# Holzma



## Johzen (Aug 20, 2013)

Hi,

I need help about an error, *Error 40: Emergency Stop* 

All emergency stops were checked, reset, and pulled up(back to off position).

What else could be the possible problem here?

Best Regards,
Johzen R.


----------



## Steve Neul (Sep 2, 2011)

Welcome to the club. Could you fill in the missing blanks of what equipment the Error 40 is on? Try unplugging the equipment for 30 minutes and see if the electronics will reset.


----------



## BZawat (Sep 21, 2012)

Are you running a PC controlled machine? If so, the first thing I always do is minimize your operating program (ours runs "Cutrite") and shut down & reboot the CPU thru the control panel. Restart in "safe mode" ad see if this clears the error. 
You might also check that there is not a piece of trim-off jammed anywhere in the beam mechanism. That will throw the emergency stop. 
Any more info you could provide would be helpful...


----------



## Johzen (Aug 20, 2013)

Steve Neul said:


> Welcome to the club. Could you fill in the missing blanks of what equipment the Error 40 is on? Try unplugging the equipment for 30 minutes and see if the electronics will reset.

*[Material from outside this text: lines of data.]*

# gtonkinhill/tracs

Hardware: AMD Instinct MI355X
Metric: sample-pairs/sec for 10kx5Mbp SNP+transcluster distance (higher is better)
Workload: dtype u32; 1 GPU; 10000 samples x 5000000 sites, consensus (ACGTN) alignment, mu = 0.0001 per sample + 0.01 N (SURVEY 8d): pairsnp (d + compared sites) + transcluster (P, E(K)), all 49995000 pairs; samples=10000, sites=5000000, pairs=49995000, encoding=consensus, kernel=mfma, distinct_keys=174015, partition=one rank: no exchange, workload_name=sparse, streams=1, checksum_d=49010657734

## Files before the change

tracs_amd/csrc/site_lists.hip:

```cpp
#include "pairsnp_kernels.h"

#include <algorithm>
#include <cstdio>
#include <cstddef>
#include <cstdlib>

namespace tracs {

struct SiteLists {
    uint4 *lines = nullptr;
    unsigned long long n_lines = 0;
    unsigned long long *p_off = nullptr;
    unsigned *p_ent = nullptr;
    uint4 *qlines = nullptr;
    unsigned long long n_qlines = 0;
    unsigned qw = 32;
    unsigned long long *s_off = nullptr;
    unsigned *s_ent = nullptr;
    unsigned *c_p = nullptr;
    uint4 *T = nullptr;
    size_t tgroups = 0;
    unsigned short *slots = nullptr;
    size_t batches = 0;
    uint4 *nnl_mask = nullptr;
    uint4 *lst_mask = nullptr;
    unsigned *off_lst = nullptr;
    size_t sites = 0, groups = 0;
    unsigned long long tot_p = 0, tot_nnl = 0;
    unsigned max_row = 0;
    unsigned max_row_pad = 0;
    unsigned long long slot_lines = 0;
    unsigned rows[4] = {0, 0, 0, 0};
    int n_rows = 0;
    unsigned *ns = nullptr;
    size_t ns_words = 0;
    unsigned *site_of = nullptr;
};
constexpr int ENT_SHIFT = 5;
constexpr unsigned ENT_HOLE = 0xFFFFFFFFu;
constexpr unsigned ENT_LONG = 0x80000000u;

__device__ __forceinline__ unsigned word_of(const uint4 &v, int w) { return w == 0 ? v.x : w == 1 ? v.y : w == 2 ? v.z : v.w; }

__device__ __forceinline__ unsigned lst_rank(const uint4 &m, unsigned off_g, int w, int b)
{
    unsigned r = off_g;
    if (w > 0) r += __popc(m.x);
    if (w > 1) r += __popc(m.y);
    if (w > 2) r += __popc(m.z);
    return r + __popc(word_of(m, w) & ((1u << b) - 1u));
}

__device__ __forceinline__ bool row_wanted(const MinorBuild &mb, size_t s)
{
    if (mb.n_rows == 0) return true;
    return (s >= mb.rows[0] && s < mb.rows[1]) || (mb.n_rows > 1 && s >= mb.rows[2] && s < mb.rows[3]);
}

#ifndef TRACS_PL_THREADS
#define TRACS_PL_THREADS 512
#endif
constexpr unsigned PL_THREADS = TRACS_PL_THREADS, PL_MIN = 1024, PL_CAP = 8192, PL_CHUNK = 4096, PL_PER_THREAD = PL_CHUNK / PL_THREADS;
static_assert(PL_PER_THREAD * PL_THREADS == PL_CHUNK && PL_PER_THREAD <= 32 && 64 % PL_PER_THREAD == 0, "p_lists_kernel: a thread's samples sit in one flag word");
__device__ __forceinline__ bool p_lists_in_lds(unsigned group_entries) { return group_entries >= PL_MIN && group_entries <= PL_CAP; }
constexpr unsigned SITE_THREADS = 128;

struct N8Encoder {
    uint4 *lines;
    unsigned line, next_ovf, fill, prev;
    unsigned left;
    unsigned a0, a1, a2, a3;
    static constexpr unsigned DONE = 0xFFFFu;
    __device__ __forceinline__ void put(unsigned b, bool more)
    {
        a0 = __builtin_amdgcn_alignbit(a1, a0, 8); a1 = __builtin_amdgcn_alignbit(a2, a1, 8); a2 = __builtin_amdgcn_alignbit(a3, a2, 8);
        a3 = (a3 >> 8) | (b << 24);
        fill++;
        const bool full = fill == N8_PAYLOAD;
        if ((fill & 15u) == 0u || full) {
            const unsigned nx = more ? next_ovf : N8_NONE;
            lines[(size_t)line * 8 + (full ? 7u : (fill >> 4) - 1u)] = full ? make_uint4(a1, a2, a3, nx) : make_uint4(a0, a1, a2, a3);
            if (full) {
                if (more) { line = next_ovf++; fill = 0; }
                else fill = DONE;
            }
        }
    }
    __device__ __forceinline__ void finish()
    {
        if (fill == DONE) return;
        const uint4 ones = make_uint4(0xFFFFFFFFu, 0xFFFFFFFFu, 0xFFFFFFFFu, 0xFFFFFFFFu);
        while ((fill & 15u) != 0u && fill != DONE) put(0xFFu, false);
        if (fill == DONE) return;
        for (unsigned q = fill >> 4; q < 8u; q++) lines[(size_t)line * 8 + q] = ones;
    }
};
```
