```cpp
int fgmm_rans_decode_tab(const uint8_t *encoded, size_t encoded_len, const void *hdr, int hdr_form, const uint32_t *blk_off,
                         int32_t tl, const uint8_t *rows, uint64_t rows_len, int64_t n, int32_t max_bs, int flags,
                         int32_t *out_symbols) {
  if (n > 0 && (!hdr || !rows)) return FGMM_ERR_INVALID;
  if (max_bs < 0 || max_bs > FGMM_MAX_BS || (blk_off && tl < 1)) return FGMM_ERR_INVALID;
  if (hdr_form == 2 && !fgmm::tab_hdr_fits16(max_bs)) return FGMM_ERR_INVALID;
  if (hdr_form == 4 && max_bs > FGMM_MAX_BS_H4) return FGMM_ERR_INVALID;
  const fgmm::TabPiece pc{hdr, blk_off, rows, (size_t)rows_len, n};
  const fgmm::TabView tv{(flags & FGMM_TAB_RAW_ROWS) ? fgmm::kTabNoEf : fgmm::kTabEfMin, hdr_form, tl, 1, &pc, nullptr, nullptr};
  return fgmm::rans_decode_tab(encoded, encoded_len, tv, n, max_bs, out_symbols);
}

void fgmm_free(void *p) { free(p); }

struct fgmm_symbuf {
  fgmm::SymBuf sb;
};
struct fgmm_decstream {
  fgmm::DecStream ds;
};

int fgmm_symbuf_create(fgmm_symbuf **out) {
  if (!out) return FGMM_ERR_INVALID;
  *out = new (std::nothrow) fgmm_symbuf;
// ... 60 lines not shown
```

### flashgmm_amd/csrc/fgmm_tab.hip

```cpp
#include <algorithm>

#include "fgmm_dev.h"

namespace fgmm {

template <int MODE, bool CLAMPED, typename PT> struct TabLatent {
  float mu[4], sg[4], pi[4], rs[4];
  int max_bs;

  __device__ __forceinline__ void load(const DecDesc &d, int c, int64_t p) {
    const int64_t base = (int64_t)c * d.stride_c + p * d.stride_p;
#pragma unroll
    for (int k = 0; k < 4; ++k) {
      const float s = ld1<PT>(d.scales, base + k * d.stride_k);
      sg[k] = CLAMPED ? clamp_scale(s) : s;
      rs[k] = CLAMPED ? rcp_refined(sg[k]) : 0.0f;
      mu[k] = ld1<PT>(d.means, base + k * d.stride_k);
      pi[k] = ld1<PT>(d.weights, base + k * d.stride_k);
    }
    if (d.logits) softmax4(pi);
    max_bs = d.max_bs;
  }
  __device__ __forceinline__ uint32_t edge(int j) const {
    const float x = (float)(j - max_bs) - 0.5f;
// ... 429 lines not shown
      for (int q = 0; q < 8; ++q) v[q] = e32[(k >> 1) + q];
#pragma unroll
      for (int q = 0; q < 8; ++q) {
        ts.step(j_lo + k + 2 * q, v[q] & 0xFFFFu);
        ts.step(j_lo + k + 2 * q + 1, v[q] >> 16);
      }
    }
    for (; k < len; ++k) ts.step(j_lo + k, e[k]);
    int a_idx;
    uint32_t cnt;
    ts.finish(j_hi, W, S.tsat[tid], a_idx, cnt);
    const uint32_t nm = ts.nonmono ? 1u : 0u;
    S.meta[tid] = (uint32_t)a_idx | (cnt << 16);
    if (nm) S.flags[tid] |= 2;
    bytes = (uint32_t)tab_row_bytes(cnt, nm, d.ef_min);
    const int64_t li = (int64_t)(b - d.blk_begin) * tl + tid;
    if (d.hdr_form == 2) {
      const uint32_t c8 = nm ? kHdr2Escape : cnt;
      static_cast<uint16_t *>(d.hdr_out)[li] = (uint16_t)((uint32_t)a_idx | (c8 << 8));
      if (nm) bytes += 4;
    } else if (d.hdr_form == 4) {
      static_cast<uint32_t *>(d.hdr_out)[li] = tab_hdr_pack(a_idx - max_bs, cnt, nm);
    } else {
      static_cast<unsigned long long *>(d.hdr_out)[li] = tab_hdr8_pack(a_idx - max_bs, cnt, nm);
    }
  }
  TAB_T(2);
  uint32_t B, EFT;
  const uint32_t exB = tab_scan(bytes, S.scratch, &B);
  const uint32_t B4 = (B + 3u) & ~3u;
// ... 19 lines not shown
    S.scratch[10] = fits ? 1u : 0u;
    if (d.count_edges) atomicAdd(&d.counters[4 + (b & (kTabEdgeSlots - 1))], 2ull * NP);
  }
  for (uint32_t q = tid; q < (EFT >> 16); q += kBlock) S.bitmap[q] = 0;
  {
    const int any_nm = __syncthreads_or(tid < nl && (S.flags[tid] & 2));
    if (tid == 0 && any_nm) atomicAdd(&d.counters[3], 1ull);
  }
  if (!S.scratch[10]) return;

  struct RowRef {
    const uint16_t *e;
    int j_lo, j_hi, a_idx;
    uint32_t cnt, nm, T_sat, aux;
    uint32_t efl, HB, LB, M;
    __device__ __forceinline__ void load(const TabSmem &S, const uint16_t *E16, int l, uint32_t ef_min) {
      const uint32_t w = S.win[l], mt = S.meta[l];
      j_lo = (int)(w & 0xFFFFu);
      j_hi = j_lo + (int)(w >> 16);
      a_idx = (int)(mt & 0xFFFFu);
      cnt = mt >> 16;
      nm = (S.flags[l] >> 1) & 1u;
      T_sat = S.tsat[l];
      e = E16 + 2 * (size_t)S.offP[l] - j_lo;
      aux = S.efoff[l];
      efl = tab_row_is_ef(cnt, nm, ef_min) ? tab_ef_l(cnt) : 0u;
      HB = efl ? tab_ef_hb(cnt, efl) : 0u;
      LB = (HB + 7u) & ~7u;
      M = efl == 8u ? (1u << 20) / 8u + 1u : (efl == 12u ? (1u << 20) / 12u + 1u : (efl ? (1u << 20) / efl + 1u : 0u));
    }
    __device__ __forceinline__ uint32_t entry(uint32_t k) const {
      const int idx = a_idx + (int)k;
      return idx < j_lo ? 0u : (idx >= j_hi ? T_sat : (uint32_t)e[idx]);
    }
  };

  TAB_T(3);
  {
    const uint32_t NE = EFT & 0xFFFFu;
    const uint32_t per = (NE + kBlock - 1u) / kBlock;
    uint32_t t = (uint32_t)tid * per;
    const uint32_t t_end = std::min(NE, t + per);
    if (t < t_end) {
// ... 37 lines not shown
    const uint32_t per = (NW + kBlock - 1u) / kBlock;
    uint32_t q = (uint32_t)tid * per;
    const uint32_t q_end = std::min(NW, q + per);
    int l = 0;
    uint32_t r_beg = 0, r_end = 0;
    RowRef R;
    if (q < q_end) {
      l = find_owner(S.rowoff, nl, 4 * q);
      r_beg = S.rowoff[l];
      r_end = S.rowoff[l + 1];
      R.load(S, E16, l, d.ef_min);
    }
    auto unit = [&](uint32_t h) -> uint32_t {
      const bool escaped = d.hdr_form == 2 && R.nm;
      if (escaped && h < 2) return (tab_hdr_pack(R.a_idx - max_bs, R.cnt, 1u) >> (16 * h)) & 0xFFFFu;
      if (!R.efl) return R.entry(escaped ? h - 2 : h);
      const uint32_t bit0 = 16 * h;
      uint32_t v = 0;
      if (bit0 < R.HB) v = (S.bitmap[(R.aux >> 16) + (h >> 1)] >> (16 * (h & 1u))) & 0xFFFFu;
      if (bit0 + 16 > R.LB) {
        const int rel = (int)bit0 - (int)R.LB;
        uint32_t j = rel > 0 ? ((uint32_t)rel * R.M) >> 20 : 0u;
        const uint32_t mask = (1u << R.efl) - 1u;
        for (; j < R.cnt; ++j) {
          const int sh = (int)(j * R.efl) - rel;
          if (sh >= 16) break;
          const uint32_t lowbits = R.entry(j) & mask;
          v |= sh >= 0 ? lowbits << sh : lowbits >> -sh;
        }
        v &= 0xFFFFu;
// ... 573 lines not shown
```
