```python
class Plan:
    def __init__(self):
        self.cond: List[tuple] = []
        self.step: List[tuple] = []
        self.keep: List[object] = []
        self.out: Optional[torch.Tensor] = None

    @staticmethod
    def _run(ops, stream):
        for fn, args, what in ops:
            rc = fn(*args, stream)
            if rc != 0:
                N.check(rc, what)

    def run_cond(self, stream):
        self._run(self.cond, stream)

    def run_film(self, stream):
# ... 24 lines not shown
        self._pack = None
        self._w: Dict[str, torch.Tensor] = {}
        self._w3: Dict[str, torch.Tensor] = {}
        self._w3_meta: Dict[str, tuple] = {}
        self._wf: Dict[str, torch.Tensor] = {}
        self.use_wdirect = os.environ.get("WDIFF_GEMM_WDIRECT", "1") != "0"
        self.use_up_phases = os.environ.get("WDIFF_UPSAMPLE_PHASES", "1") != "0"
        self._derived: Dict[str, tuple] = {}
        self.use_smallmap = os.environ.get("WDIFF_GEMM_SMALLMAP", "1") != "0"
        self.fuse_ff = os.environ.get("WDIFF_FUSE_FF", "1") != "0"
        self.fuse_proj = os.environ.get("WDIFF_FUSE_PROJ", "1") != "0"
        self.fuse_ln = os.environ.get("WDIFF_FUSE_LN", "1") != "0"
        self.fuse_gn_in = int(os.environ.get("WDIFF_FUSE_GN_IN", "1"))
        self.use_slab = os.environ.get("WDIFF_SLAB", "0") != "0"
        self.fuse_stats = os.environ.get("WDIFF_FUSE_STATS", "1") != "0"
        self.fuse_xattn = os.environ.get("WDIFF_FUSE_XATTN", "1") != "0"
        self.use_conv3 = os.environ.get("WDIFF_CONV3", "0") != "0"
        if (self.use_slab or self.use_conv3) and not self.lib.wd_gemm_experimental():
            raise N.NativeError("WDIFF_SLAB / WDIFF_CONV3 need a library built with WDIFF_EXPERIMENTAL=1 "
                                "(python -m worddiffusion_amd.build --force)")
        self.fuse_xattn_pair = os.environ.get("WDIFF_FUSE_XATTN_PAIR", "1") != "0"
        self.fuse_st = os.environ.get("WDIFF_FUSE_ST", "1") != "0"
        self.fuse_out = os.environ.get("WDIFF_FUSE_OUT", "1") != "0"
        self.pack_kv = os.environ.get("WDIFF_PACK_KV", "1") != "0"
        self.fuse_gn2 = os.environ.get("WDIFF_FUSE_GN2", "1") != "0"
        self.fuse_gn = os.environ.get("WDIFF_FUSE_GN", "1") != "0"
        self.fuse_split = os.environ.get("WDIFF_FUSE_SPLIT", "1") != "0"
        self._plans: Dict[tuple, Plan] = {}
        self._tabs: Dict[tuple, torch.Tensor] = {}
        self._tab_np: Dict[int, np.ndarray] = {}
        self._same_w: Dict[int, int] = {}
        self._down_w: Dict[int, int] = {}
        self._ws = None
        self.device = None

    def set_precision(self, mode: str):
        npass = {"bf16x3": 3, "fp32": 3, "bf16": 1}[mode]
        if npass != self.npass:
            self.npass = npass
            self._plans.clear()

    def _recipes(self) -> "RecipeBook":
        m = self.model
        R = RecipeBook()
        film_w = []
        self.film_off = {}
        off = 0
        cin_conv = m.input_blocks[0][0]
        self.kpad_in = ((9 * cin_conv.in_channels + 31) // 32) * 32
        R.matrix("in.w", cin_conv.out_channels, self.kpad_in).fwd(cin_conv.weight)
        R.vector("in.b", cin_conv.bias)
        R.linear("te0", m.time_embed[0])
        R.linear("te2", m.time_embed[2])
        if m.num_classes is not None:
            R.vector("label", m.label_emb.weight)
        we = m.word_emb
        cd = we.embedding.weight.shape[1]
        R.vector("we.table", we.embedding.weight)
        qkv = (we.attention.linear_query, we.attention.linear_key, we.attention.linear_value)
        R.matrix("we.qkv.w", 3 * cd, cd)
        R.vector_cat("we.qkv.b", [l.bias for l in qkv])
        for i, l in enumerate(qkv):
            R["we.qkv.w"].fwd(l.weight, row_off=i * cd)
        kv_w = []
        self.kv_off = {}
        kvo = 0
        for name, mod in self._walk():
            if isinstance(mod, ResBlockParams):
                R.vector(name + ".gn1.g", mod.in_layers[0].weight)
                R.vector(name + ".gn1.b", mod.in_layers[0].bias)
                R.matrix(name + ".c1.w", mod.cout, 9 * mod.cin).fwd(mod.in_layers[2].weight)
                R.vector(name + ".c1.b", mod.in_layers[2].bias)
                R.vector(name + ".gn2.g", mod.out_layers[0].weight)
                R.vector(name + ".gn2.b", mod.out_layers[0].bias)
# ... 305 lines not shown
        if a32 is not None:
            self._set_a32(a, *a32)
        return self._legal(a, apply=False, **fields)

    def _give_tickets(self, a, m, n):
        ntick = ((m + 63) // 64) * ((n + 63) // 64)
        if ntick > 2048:
            return
        P = self._cur_plan
        tk = getattr(P, "_tickets", None)
        if tk is None or P._ticket_off + ntick > tk.numel():
            tk = torch.zeros(1 << 16, dtype=torch.int32, device=self.device)
            P.keep.append(tk)
            P._tickets, P._ticket_off = tk, 0
        a.tickets, a.ntickets = tk.data_ptr() + 4 * P._ticket_off, ntick
        P._ticket_off += ntick

    def _gn(self, P, ops, what, srcs: List[Act], gname, eps, silu, want_raw=False):
        B = self._B
        h, w = srcs[0].h, srcs[0].w
        hw = h * w
        ctot = sum(s.c for s in srcs)
        cpg = ctot // 32
        has_perm = any(s.perm is not None for s in srcs)
        if has_perm and not (len(srcs) == 2 and srcs[1].perm is None and self.fuse_gn2 and not any(s.c % cpg for s in srcs)):
            raise NotImplementedError(f"{what}: a phase-major map (Upsample) is read by the two-source GroupNorm of a decoder block only")
        if any(s.c % cpg for s in srcs):
            cat = self._f32(P, B * hw, ctot)
            coff = 0
            for s in srcs:
                ops.append((self.lib.wd_copy2d, (cat.data_ptr() + 4 * coff, 4 * ctot, s.t.data_ptr(), 4 * s.c, 4 * s.c,
                                                 B * hw), what + ":concat"))
                coff += s.c
            srcs = [Act(cat, ctot, h, w)]
        pl = self._planes(P, B * hw, ctot)
        raw = self._planes(P, B * hw, ctot) if want_raw else None
        for s in srcs:
            if s.stats is None:
                nchunk = self.lib.wd_gn_nchunk(hw)
                pc = s.c // 32
                part = torch.empty((B, nchunk, 32, 2), dtype=torch.float64, device=self.device)
                P.keep.append(part)
                ops.append((self.lib.wd_gn_stats, (s.t.data_ptr(), s.c, B, hw, s.c, pc, part.data_ptr()),
                            what + ":stats"))
                s.stats = (part, nchunk, pc)
        coff = 0
# ... 62 lines not shown
        if pr.out_f32 != s.t.data_ptr() or pr.out_hi or pr.gn_gamma or pr.n != s.c:
            return False
        return self._legal(pr, gn_gamma=gam.data_ptr() + 4 * coff, gn_beta=bet.data_ptr() + 4 * coff, gn_eps=float(eps),
                           gn_silu=int(silu), gn_cpg=cpg, out_hi=pl[0].data_ptr() + 2 * coff,
                           out_lo=(pl[1].data_ptr() + 2 * coff) if self.npass == 3 else None, out_pl_ld=pl.shape[2])

    def _ln(self, P, ops, what, x: torch.Tensor, rows, c, name):
        pl = self._planes(P, rows, c)
        ops.append((self.lib.wd_layernorm,
                    (x.data_ptr(), c, rows, c, self._w[name + ".g"].data_ptr(), self._w[name + ".b"].data_ptr(), 1e-5,
                     pl[0].data_ptr(), pl[1].data_ptr() if self.npass == 3 else None, c), what))
        return pl

    def _resblock(self, P, name, mod: ResBlockParams, srcs: List[Act]) -> Act:
        ops = P.step
        B = self._B
        h, w = srcs[0].h, srcs[0].w
        hw, M = h * w, B * h * w
        cin, cout = mod.cin, mod.cout
        assert cin == sum(s.c for s in srcs)
        tab, _, _ = self._table(h, w, "same")
        need_raw = cin != cout
        h1 = self._f32(P, M, cout)
        if self._gn_in_consumer(P, ops, name + ".gn1", srcs, need_raw, M, hw, cout, taps=9, gather=tab):
            s1, in1 = self._src32(srcs[0], 9, tab, hw), (srcs[0], name + ".gn1", 1e-5, True)
            raw = None
        else:
            a1, raw = self._gn(P, ops, name + ".gn1", srcs, name + ".gn1", 1e-5, True, want_raw=need_raw)
            s1, in1 = self._src(a1, cin, 9, tab, hw), None
        g1 = self._gemm(ops, name + ".conv1", [s1], name + ".c1.w", M, hw,
                        bias=self._w[name + ".c1.b"], rowvec=self._film.data_ptr() + 4 * self.film_off[name],
                        rowvec_ld=self.film_total, out_f32=h1, out_ld=cout, want_stats=True, a32=in1)
        h1a = Act(h1, cout, h, w, g1._stats, prod=g1)
        if self._gn_in_consumer(P, ops, name + ".gn2", [h1a], False, M, hw, cout, taps=9, gather=tab):
            s2, in2 = self._src32(h1a, 9, tab, hw), (h1a, name + ".gn2", 1e-5, True)
        else:
            a2, _ = self._gn(P, ops, name + ".gn2", [h1a], name + ".gn2", 1e-5, True)
            s2, in2 = self._src(a2, cout, 9, tab, hw), None
        out = self._f32(P, M, cout)
        if need_raw:
            g2 = self._gemm(ops, name + ".conv2+skip", [s2, self._src(raw, cin)],
                            name + ".c2.w", M, hw, bias=self._w[name + ".c2.b"], out_f32=out, out_ld=cout,
                            want_stats=True, a32=in2)
        else:
            g2 = self._gemm(ops, name + ".conv2", [s2], name + ".c2.w", M, hw,
                            bias=self._w[name + ".c2.b"], resid=srcs[0].t.data_ptr(), resid_ld=cout, out_f32=out,
                            out_ld=cout, want_stats=True, a32=in2)
# ... 326 lines not shown
                continue
            use_pe = (self.variant == "base") or (n_tok <= msl)
            if use_pe and n_tok > msl:
                raise ValueError(f"context length {n_tok} exceeds max_seq_len {msl} (the reference fails too)")
            e = self._planes(P, B * n_tok, cd)
            cond.append((lib.wd_embed_tokens,
                         (ids.data_ptr(), i64, B * n_tok, n_tok, self._w["we.table"].data_ptr(),
                          self._w["we.table"].shape[0], cd, self._w["pe"].data_ptr() if use_pe else None,
                          e[0].data_ptr(), e[1].data_ptr() if lo_ok else None, cd), "word_emb.embedding"))
            qkv = self._f32(P, B * n_tok, 3 * cd)
            self._gemm(cond, "word_emb.qkv", [self._src(e, cd)], "we.qkv.w", B * n_tok, n_tok,
                       bias=self._w["we.qkv.b"], out_f32=qkv, out_ld=3 * cd)
            self._attention(cond, "word_emb.attention", qkv.data_ptr(), 3 * cd, qkv.data_ptr() + 4 * cd, 3 * cd,
                            qkv.data_ptr() + 8 * cd, 3 * cd, 1, n_tok, n_tok, cd, 1.0, ctx_pl, out_rows=L,
                            out_row0=row0)
        P.ctx_pl = ctx_pl
        if self.kv_total:
            self._kv = self._f32(P, B * L, self.kv_total)
            self._gemm(cond, "cross.kv", [self._src(ctx_pl, cd)], "kv.w", B * L, L, out_f32=self._kv,
                       out_ld=self.kv_total)

        step = P.step
        has_lab = m.num_classes is not None
        self._film = self._f32(P, B, self.film_total)
        P.t_dev = torch.zeros((1,), dtype=torch.int32, device=dev)
        P.film = []
        if film_steps:
            T = film_steps
            chunk = min(T, max(8, FILM_CHUNK_ROWS // B))
            nchunks = (T + chunk - 1) // chunk
            Tp = nchunks * chunk
            film = P.film
            tt = torch.arange(Tp, dtype=torch.int64, device=dev)
            P.keep.append(tt)
            te = self._planes(P, Tp, mc)
            film.append((lib.wd_timestep_embedding, (tt.data_ptr(), Tp, self._w["freqs"].data_ptr(), mc // 2, te[0].data_ptr(),
                                                     te[1].data_ptr() if lo_ok else None, mc), "timestep_embedding[all t]"))
            e1 = self._planes(P, Tp, ted)
            self._gemm(film, "time_embed.0[all t]", [self._src(te, mc)], "te0.w", Tp, 1, bias=self._w["te0.b"], act=N.ACT_SILU,
                       out_pl=e1)
            tm = self._f32(P, Tp, ted)
            self._gemm(film, "time_embed.2[all t]", [self._src(e1, ted)], "te2.w", Tp, 1, bias=self._w["te2.b"], out_f32=tm,
                       out_ld=ted)
            e2 = self._planes(P, chunk * B, ted)
            P.film_table = self._f32(P, chunk * B, self.film_total)
            P.film_chunk, P.film_nchunks, P.film_loaded = chunk, nchunks, -1
            chunk_gemm = []
            self._gemm(chunk_gemm, "emb_layers(all)[chunk of t]", [self._src(e2, ted)], "film.w", chunk * B, 1,
                       bias=self._w["film.b"], out_f32=P.film_table, out_ld=self.film_total)
            lab = self._w["label"].data_ptr() if has_lab else None
            yin = P.y_in.data_ptr() if has_lab else None
            ncls = m.num_classes if has_lab else 0

            def film_prepare(t, stream, P=P, tm=tm, e2=e2, chunk=chunk, B=B):
                c = int(t) // chunk
                if c == P.film_loaded:
                    return False
                N.check(lib.wd_emb_combine(tm.data_ptr() + 4 * c * chunk * ted, lab, yin, ncls, chunk, B, ted, e2[0].data_ptr(),
                                           e2[1].data_ptr() if lo_ok else None, ted, stream), "SiLU(time + label)[chunk of t]")
                Plan._run(chunk_gemm, stream)
                P.film_loaded = c
                return True

            P.film_prepare = film_prepare
            step.append((lib.wd_select_rows, (P.film_table.data_ptr(), P.t_dev.data_ptr(), B, self.film_total, chunk,
                                              self._film.data_ptr()), "film rows of step t"))
        else:
            te = self._planes(P, B, mc)
            step.append((lib.wd_timestep_embedding, (P.t_in.data_ptr(), B, self._w["freqs"].data_ptr(), mc // 2,
                                                     te[0].data_ptr(), te[1].data_ptr() if lo_ok else None, mc),
                         "timestep_embedding"))
            e1 = self._planes(P, B, ted)
            self._gemm(step, "time_embed.0", [self._src(te, mc)], "te0.w", B, 1, bias=self._w["te0.b"], act=N.ACT_SILU,
                       out_pl=e1)
            e2 = self._planes(P, B, ted)
            self._gemm(step, "time_embed.2+label", [self._src(e1, ted)], "te2.w", B, 1, bias=self._w["te2.b"],
                       resid=self._w["label"].data_ptr() if has_lab else None, resid_ld=ted if has_lab else 0,
                       resid_rows=P.y_in.data_ptr() if has_lab else None, act=N.ACT_SILU, out_pl=e2)
            self._gemm(step, "emb_layers(all)", [self._src(e2, ted)], "film.w", B, 1, bias=self._w["film.b"],
                       out_f32=self._film, out_ld=self.film_total)

        xin = self._planes(P, B * H * W, self.kpad_in)
        step.append((lib.wd_im2col3x3, (P.x_in.data_ptr(), B, m.in_channels, H, W, xin[0].data_ptr(),
                                        xin[1].data_ptr() if lo_ok else None, self.kpad_in), "im2col"))
        h0 = self._f32(P, B * H * W, mc)
        g0 = self._gemm(step, "input_blocks.0", [self._src(xin, self.kpad_in)], "in.w", B * H * W, H * W,
                        bias=self._w["in.b"], out_f32=h0, out_ld=mc, want_stats=True)
        cur = Act(h0, mc, H, W, g0._stats)
        hs = [cur]

        def run_layers(prefix, blk, cur, extra=None):
            for j, mod in enumerate(blk):
                name = f"{prefix}.{j}"
                if isinstance(mod, ResBlockParams):
                    cur = self._resblock(P, name, mod, [cur] + ([extra] if (extra is not None and j == 0) else []))
                elif isinstance(mod, SpatialTransformerParams):
                    cur = self._transformer(P, name, mod, cur)
                elif isinstance(mod, DownsampleParams):
                    cur = self._resample(P, name, mod, cur, "down")
                elif isinstance(mod, UpsampleParams):
                    cur = self._resample(P, name, mod, cur, "up")
                else:
                    raise TypeError(type(mod))
            return cur

        for i, blk in enumerate(m.input_blocks):
            if i == 0:
                continue
            cur = run_layers(f"in{i}", blk, cur)
            hs.append(cur)
        cur = run_layers("mid", m.middle_block, cur)
# ... 78 lines not shown
```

Hi Steve, thank you. This is a Holzma HPP 250. Running Windows XP with a CADmatic 3.0 interface. We have tried turning the machine on and off. Cut off all the power going in. Retstarted, and voila! Nothing. 



BZawat said:


> Are you running a PC controlled machine? If so, the first thing I always do is minimize your operating program (ours runs "Cutrite") and shut down & reboot the CPU thru the control panel. Restart in "safe mode" ad see if this clears the error.
> You might also check that there is not a piece of trim-off jammed anywhere in the beam mechanism. That will throw the emergency stop.
> Any more info you could provide would be helpful...


Yes. I will try going into safe mode, but I don't think that will do much difference.

I forgot to mention, we have also checked the beam mechanism, but the error was still there.

Thank you very much guys, your suggestions may not be enough to fix it. But atleast I know this community is active.


----------



## BZawat (Sep 21, 2012)

We run an HPP 350 in the shop I work in. It's like having another employee when it's problem-free, but can be a real bear to troubleshoot. 

You can also try accessing the contacts in each of the emergency stop switches and cleaning them with a can of electrical contact cleaner. Kill the power when you do this. 

Also, there are several places in the machine where you will find "PLC cables" which allow the PC to communicate with the saw's internal hardware. It is a blue-ish cable with a black plastic end, and on the end is a little red sliding switch with an "on/off" positioning. There will be one coming out of the PC's tower, going to the saw's KBB II modules (found above blade change door on front of saw). If the switch is in "on" position, flip it to "off" to reset it. Wait about 10 seconds and switch it back to its previous position. Do this with each switch you find until you've reset them all, and do this with the control voltage off. 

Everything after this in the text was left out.